This post has NOT been accepted by the mailing list yet.
Hi,
I'm new to Mahout (and machine learning) but did quite a lot of reading, especially "Mahout in Action".
I'm trying to cluster users based on their profiles.
By profile I mean attributes such as: age, gender, location and set of interests
All the examples I saw so far were about vectors having dimensions of similar type (e.g. occurance of words in text) but in my case, each dimension is of different "type" and seem to require different distance measure.
* Gender has two possible values  what distance measure should I use here?
* Age has a larger set of possible values  euclidean distance?
* Location, expressed as latitude and longitude  euclidean distance, but between pairs of points?
* Interests, if expressed as a subset of a finite set  so the distance number of items, shared between two vectors. I assume I can write a custom distance measure for it.
Other than deciding on correct distance measures, I'm not sure how to combine them into one clustering process.
As I said, I'm new to this field so any help would be much appreciated.
Thanks,
Raviv


This post has NOT been accepted by the mailing list yet.
Looking at the problem from a developers perspective, the questing it this:
Can I develop a custom vector where each dimension has a different data type (where the type can complex, e.g. Set<String>)
and use a different distance measure class for each dimension?

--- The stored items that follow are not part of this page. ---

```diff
@@ -173,7 +181,7 @@
 SM_KERNEL_TAG(KSpecNorm, SpecNormParams, "spec_norm", k_spec_norm(ex, p))
 SM_KERNEL_TAG(KSumsqCand, SumsqCandParams, "spec_norm_cand", k_sumsq_cand(ex, p))
 SM_KERNEL_TAG(KSumSpec, SumSpecParams, "spec_norm_sum", k_sum_spec(ex, p))
-SM_KERNEL_TAG(KSpecRescale, SpecRescaleParams, "spec_rescale", k_spec_rescale(ex, p))
+SM_MODE_KERNEL_TAG(KSpecRescale, SpecRescaleParams, "spec_rescale", k_spec_rescale<M>(ex, p))
 SM_KERNEL_TAG(KDftp, DftpParams, "dft_across_slices", k_dftp(ex, p))
 SM_KERNEL_TAG(KDftpPairs, DftpParams, "dft_across_slices", k_dftp_pairs(ex, p))
 SM_KERNEL_TAG(KTranspose, TransposeParams, "transpose", k_transpose(ex, p))
@@ -215,11 +223,12 @@
 SM_KERNEL_TAG_LB(KAtenWalkC, AtenWalkParams, "aten_norm_walk", k_aten_walk<1>(ex, p), 256, 4)
 SM_KERNEL_TAG_LB(KAtenFinish, AtenFinishParams, "aten_norm_finish", k_aten_finish(ex, p), 256, 4)
 #define SM_SIDE_KERNELS_0(X) X(KAtenPre) X(KAtenPreC) X(KAtenScan) X(KAtenRec) X(KAtenPart16) X(KAtenPart32) X(KAtenPart) X(KAtenPartC) X(KAtenWalk) X(KAtenWalkC) X(KAtenFinish)
-#define SM_SIDE_KERNELS_1(X) X(KF2R1) X(KI1R1) X(KPublish) X(KHist) X(KScan) X(KSelect2) X(KSelect2Cull) X(KBlendSel) \
+#define SM_SIDE_KERNELS_1(X) X(KF2R1) X(KI1R1) X(KPublish) X(KHist) X(KScan) X(KSelect2<SEL_GENERIC>) X(KSelect2<SEL_KEYS>) X(KSelect2<SEL_SUMSQ>) X(KSelect2<SEL_FUSED>) \
+    X(KSelect2Cull<SEL_GENERIC>) X(KSelect2Cull<SEL_KEYS>) X(KSelect2Cull<SEL_SUMSQ>) X(KBlendSel<SEL_GENERIC>) X(KBlendSel<SEL_KEYS>) X(KBlendSel<SEL_SUMSQ>) \
     X(KSpecCheck) X(KSelect3) X(KReduceCand) X(KReduce) X(KSlerpConsts) X(KSumPartials) X(KClassEmf)
 #define SM_SIDE_KERNELS_2(X) X(KDeltaNorms) X(KSumPartialsN) X(KBlend) X(KCombine) X(KExpand) X(KPack) X(KSplit) X(KJoin) \
     X(KCull) X(KAddition) X(KFnSums) X(KFnSlerpFin) X(KFnSlerpRows0) X(KFnSlerpRows1) X(KFnSlerpDen) X(KSumsqAny) X(KDivScalar) X(KCorrPartial) X(KCorrFinish) X(KSerialNorm) X(KSpecNorm) X(KSumsqCand) X(KSumSpec)       \
-    X(KSpecRescale) X(KDftp) X(KDftpPairs) X(KTranspose) X(KLoraPack) X(KLoraBf16) X(KLoraF16) X(KLoraF32) \
+    X(KSpecRescale<RESC_GENERIC>) X(KSpecRescale<RESC_B>) X(KSpecRescale<RESC_A>) X(KDftp) X(KDftpPairs) X(KTranspose) X(KLoraPack) X(KLoraBf16) X(KLoraF16) X(KLoraF32) \
     X(KDoraNormBf16) X(KDoraNormF16) X(KDoraNormF32) X(KDoraScale) X(KDoraApplyBf16) X(KDoraApplyF16) X(KDoraApplyF32)
 #define SM_SIDE_KERNELS_7(X) X(KTiesHist) X(KTiesSelect) X(KTiesMerge) X(KDareMerge) X(KCrumbsHist) X(KCrumbsSelect) X(KCrumbsMerge) \
     X(KGeoGram) X(KGeoGramTiled) X(KGeoFold) X(KGeoCoef) X(KGeoCombine)
@@ -330,6 +339,8 @@
     bool f2s_pair = true;
     size_t f2s_pair_max_bins = (size_t)64 << 20;
     bool f1_multi = true;
+    bool stream_v1 = false;
+    unsigned long long rescale_role_a = 0, rescale_im_sums = 0;
     bool fuse_spec_norm = true;
     float noise_sigma = 1.2e-7f;
 
@@ -843,7 +854,12 @@
         const bool want_im = im_parts && role_a && (size_t)grid <= PART_IM_DOUBLES;
         if (im_parts) *im_parts = want_im ? grid : -1;
         q.im_partials = want_im ? d_part_im() : nullptr;
-        be.template launch<KSpecRescale>(grid, 256, (LDS_SCRATCH_FLOATS + HIST1_BINS) * 4, q, stream);
+        if (role_a) ++rescale_role_a;
+        if (want_im) ++rescale_im_sums;
+        const size_t lds = (LDS_SCRATCH_FLOATS + HIST1_BINS) * 4;
+        if (stream_v1 || !q.vec4 || q.C < 0) be.template launch<KSpecRescale<RESC_GENERIC>>(grid, 256, lds, q, stream);
+        else if (q.im) be.template launch<KSpecRescale<RESC_A>>(grid, 256, lds, q, stream);
+        else be.template launch<KSpecRescale<RESC_B>>(grid, 256, lds, q, stream);
     }
     void run_spec_norm_fused(int sel_parts, int im_parts, double& sre, double& sim) {
         SumsqCandParams sc;
@@ -908,6 +924,11 @@
         return SMHIP_OK;
     }
 
+    int select_mode(const Select2Params& q) const {
+        if (stream_v1 || !q.vec4 || q.C < 0) return SEL_GENERIC;
+        if (q.Y) return q.fuse_reduce ? SEL_FUSED : SEL_GENERIC;
+        return q.sumsq ? SEL_SUMSQ : SEL_KEYS;
+    }
     static constexpr int CAND_GRID = 256;
     void run_select(const Geo& g, const float* X, const float* Y, unsigned long long rank, bool level1_done, float* thr_out,
                     bool fuse_reduce = false, int* nparts_out = nullptr, bool sumsq = false, int spec_slot = -1) {
@@ -951,9 +972,18 @@
             sc.sel = d_sel(0); sc.hist2 = d_hist2(); sc.counters = d_candctr();
             be.template launch<KSpecCheck>(1, 256, LDS_SCRATCH_FLOATS * 4 + (256 + 16) * 8 + 16, sc, stream);
             q.skip = d_spec_flag();
-            be.template launch<KSelect2Cull>(grid2, 256, lds2, q, stream);
+            switch (q.Y ? SEL_GENERIC : select_mode(q)) {
+                case SEL_KEYS: be.template launch<KSelect2Cull<SEL_KEYS>>(grid2, 256, lds2, q, stream); break;
+                case SEL_SUMSQ: be.template launch<KSelect2Cull<SEL_SUMSQ>>(grid2, 256, lds2, q, stream); break;
+                default: be.template launch<KSelect2Cull<SEL_GENERIC>>(grid2, 256, lds2, q, stream);
+            }
         } else {
-            be.template launch<KSelect2>(grid2, 256, lds2, q, stream);
+            switch (select_mode(q)) {
+                case SEL_KEYS: be.template launch<KSelect2<SEL_KEYS>>(grid2, 256, lds2, q, stream); break;
+                case SEL_SUMSQ: be.template launch<KSelect2<SEL_SUMSQ>>(grid2, 256, lds2, q, stream); break;
+                case SEL_FUSED: be.template launch<KSelect2<SEL_FUSED>>(grid2, 256, lds2, q, stream); break;
+                default: be.template launch<KSelect2<SEL_GENERIC>>(grid2, 256, lds2, q, stream);
+            }
         }
 
         Select3Params t3;
@@ -997,7 +1027,11 @@
         q.hist1_out = d_hist(); q.guess = d_spec_guess(spec_slot);
         const int grid = stream_grid((total + 3) / 4, 256, q.chunks);
         const size_t lds = (LDS_SCRATCH_FLOATS + HIST_LO_BINS + 8 + STAGE_KEYS + HIST1_BINS) * 4;
-        be.template launch<KBlendSel>(grid, 256, lds, q, stream);
+        switch (select_mode(q)) {
+            case SEL_KEYS: be.template launch<KBlendSel<SEL_KEYS>>(grid, 256, lds, q, stream); break;
+            case SEL_SUMSQ: be.template launch<KBlendSel<SEL_SUMSQ>>(grid, 256, lds, q, stream); break;
+            default: be.template launch<KBlendSel<SEL_GENERIC>>(grid, 256, lds, q, stream);
+        }
     }
     long last_spec_verdict() {
         if (!small_.p) return -1;
```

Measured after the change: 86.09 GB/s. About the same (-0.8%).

This post has NOT been accepted by the mailing list yet.
If you write Customer vector, you might need to update other classes as well, not just the distance measure. But your vectors looks like, we can bring it to a vector<int>, * Gender has two possible values  what distance measure should I use here?  [ 1, 2]
* Age has a larger set of possible values  euclidean distance? another integer* Location, expressed as latitude and longitude  euclidean distance, but between pairs of points?
I think this can be separate X,Y which can go as separate integer. * Interests, if expressed as a subset of a finite set  so the
distance number of items, shared between two vectors. I assume I can
write a custom distance measure for it.  This can be a boolean vector like [ 0,1,0,0,0,1]. Now there is a way we can assign weightage to each of these dimensions, in calculating distance. Hence not overweighing these [ 0,1,0,0,0,1] entries. Please check this online.
If the interest subset is going to be too big , then probably this is not a good idea.Abin On Thu, Jan 12, 2012 at 3:40 PM, Raviv Pavel [via Lucene] <[hidden email]> wrote:
Looking at the problem from a developers perspective, the questing it this:
Can I develop a custom vector where each dimension has a different data type (where the type can complex, e.g. Set<String>)
and use a different distance measure class for each dimension?
Abin Varghese
Software Engineer
NY


This post has NOT been accepted by the mailing list yet.
My initial plan was to do exactly that, use 0 & 1 for gender, age as is, lat & lon in two dimensions, and one dimension holding 0 or 1 per possible interest (each value is mapped to an offset in the dimension)
For simplicity let's assume I have 3 types of interests, so a vector of a person would look like this:
d[0] = 1 (gender)
d[1] = 15.5 (latitude)
d[2] = 50.5 (longitude)
d[3] = 41 (age)
d[4] = 0 (not interested in A)
d[5] = 1 (interested in B)
d[6] = 0 (not interested in C)
I'm probably misunderstanding something here, but with this approach no single builtin distance measure will take into account that dimensions 1 & 2 should be compared as a pair using euclidean distance, and dimensions 4,5 and 6 should be compared by counting the common values between two vectors.


This post has NOT been accepted by the mailing list yet.
Hi,
I am having the same problem. please let me know if you have founf any solution.
Thanks
Nirmal


This post has NOT been accepted by the mailing list yet.
Remind what was the problem?


This post has NOT been accepted by the mailing list yet.
My initial plan was to do exactly that, use 0 & 1 for gender, age as is, lat & lon in two dimensions, and one dimension holding 0 or 1 per possible interest (each value is mapped to an offset in the dimension)
For simplicity let's assume I have 3 types of interests, so a vector of a person would look like this:
d[0] = 1 (gender)
d[1] = 15.5 (latitude)
d[2] = 50.5 (longitude)
d[3] = 41 (age)
d[4] = 0 (not interested in A)
d[5] = 1 (interested in B)
d[6] = 0 (not interested in C)
I'm probably misunderstanding something here, but with this approach no single builtin distance measure will take into account that dimensions 1 & 2 should be compared as a pair using euclidean distance, and dimensions 4,5 and 6 should be compared by counting the common values between two vectors.


This post has NOT been accepted by the mailing list yet.
It was a long time ago but I think I created a custom distance measure.